I took two juicy, perfect, youngish leaves, laid them on moistened soil, pegged with down with floral pins, slashed their roots, put a drop of liquid rooting compound on each cut and covered the tops of the china pots with stretch wrap.
Martha described another method, where you cut the leaf into triangular bits, each with a portion of vein, dipped it in rooting compound and inserted the dipped vein end into the ground. I split another leaf three ways and covered the pots with stretch wrap. These cuttings died within a few weeks.
The leaves that were pegged down, looked good, but nothing was happening ... and nothing happened for over 2 months. I gave up on them when the vegetable seed starts, and the garden beds, needed my attention.
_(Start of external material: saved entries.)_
+                for (int t = tid; t < (npad >> 2); t += kKdFinishBlock) {
+                    const int i = ((t & ~(h - 1)) << 2) | (t & (h - 1));
+                    const bool up = (i & k) == 0;
+                    unsigned long long w0 = s_word[i], w1 = s_word[i | h], w2 = s_word[i | j], w3 = s_word[i | j | h];
+                    order_pair(w0, w2, up);
+                    order_pair(w1, w3, up);
+                    order_pair(w0, w1, up);
+                    order_pair(w2, w3, up);
+                    s_word[i] = w0;
+                    s_word[i | h] = w1;
+                    s_word[i | j] = w2;
+                    s_word[i | j | h] = w3;
+                }
+                __syncthreads();
+            }
+            if (j == 1) {
+                for (int t = tid; t < (npad >> 1); t += kKdFinishBlock) {
+                    const int i = t << 1;
+                    unsigned long long w0 = s_word[i], w1 = s_word[i | 1];
+                    order_pair(w0, w1, (i & k) == 0);
+                    s_word[i] = w0;
+                    s_word[i | 1] = w1;
+                }
+                __syncthreads();
+            }
+        }
+    }
+    for (int p = tid; p < len; p += kKdFinishBlock) a.idx_out[lo + p] = s_idx[s_word[p] & 0xffffu];
+}
+
+hipError_t launch_kd_finish(const KdFinishArgs &a, hipStream_t s)
+{
+    if (a.nlevels < 1 || a.nlevels > kKdFinishMaxLevels) return hipErrorInvalidValue;
+    hipLaunchKernelGGL(kd_finish_kernel, dim3(a.nseg[0]), dim3(kKdFinishBlock), 0, s, a);
+    return hipGetLastError();
+}
+
 __global__ __launch_bounds__(kBlock) void iota_blocked_kernel(int *idx, int n, int S, int P)
 {
     const int k = blockIdx.x * kBlock + threadIdx.x;
@@ -91,9 +195,7 @@
         if (seg_offsets[mid] <= i) lo = mid; else hi = mid;
     }
     const int st = idx[i], g = st / P, sl = st - g * P;
-    const double x = pos[(size_t)g * 3 * P + (size_t)axis * P + sl] * scale;
-    const unsigned long long q = (unsigned long long)fmin(fmax(x, 0.0), (double)((1u << kCoordBits) - 1));
-    keys[i] = ((unsigned long long)lo << kCoordBits) | q;
+    keys[i] = ((unsigned long long)lo << kCoordBits) | kd_quant(pos[(size_t)g * 3 * P + (size_t)axis * P + sl], scale);
 }
 
 __global__ __launch_bounds__(kBlock) void migrate_pack_kernel(const double *ru, const double *v, const double *a,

I shoved the plastic covered begonia pots aside to deal with later ... and promptly forgot about them for the entire season.
At the end of September, I decided to collect all the soil in pots from failed plants, and repottings, scattered hither and yon for recycling outside. I pulled the plastic off the first of the two begonia leaf attempts, and there was a dry leaf and bone dry soil. I dumped it. I popped the plastic off the second pot expecting to see the same thing ... but instead there were two little plants, close together. I totally freaked. They hadn't been watered in 5 months! The soil in their pot was very dry, but not quite as dry as the other pot, but the little plants looked pretty juicy. I have no idea at what point in those 5 months they'd started to grow, or how they managed to survive without water. Perhaps the plastic had deteriorated enough in that time to allow air in and out. But still, I'm amazed that they could grow under those conditions.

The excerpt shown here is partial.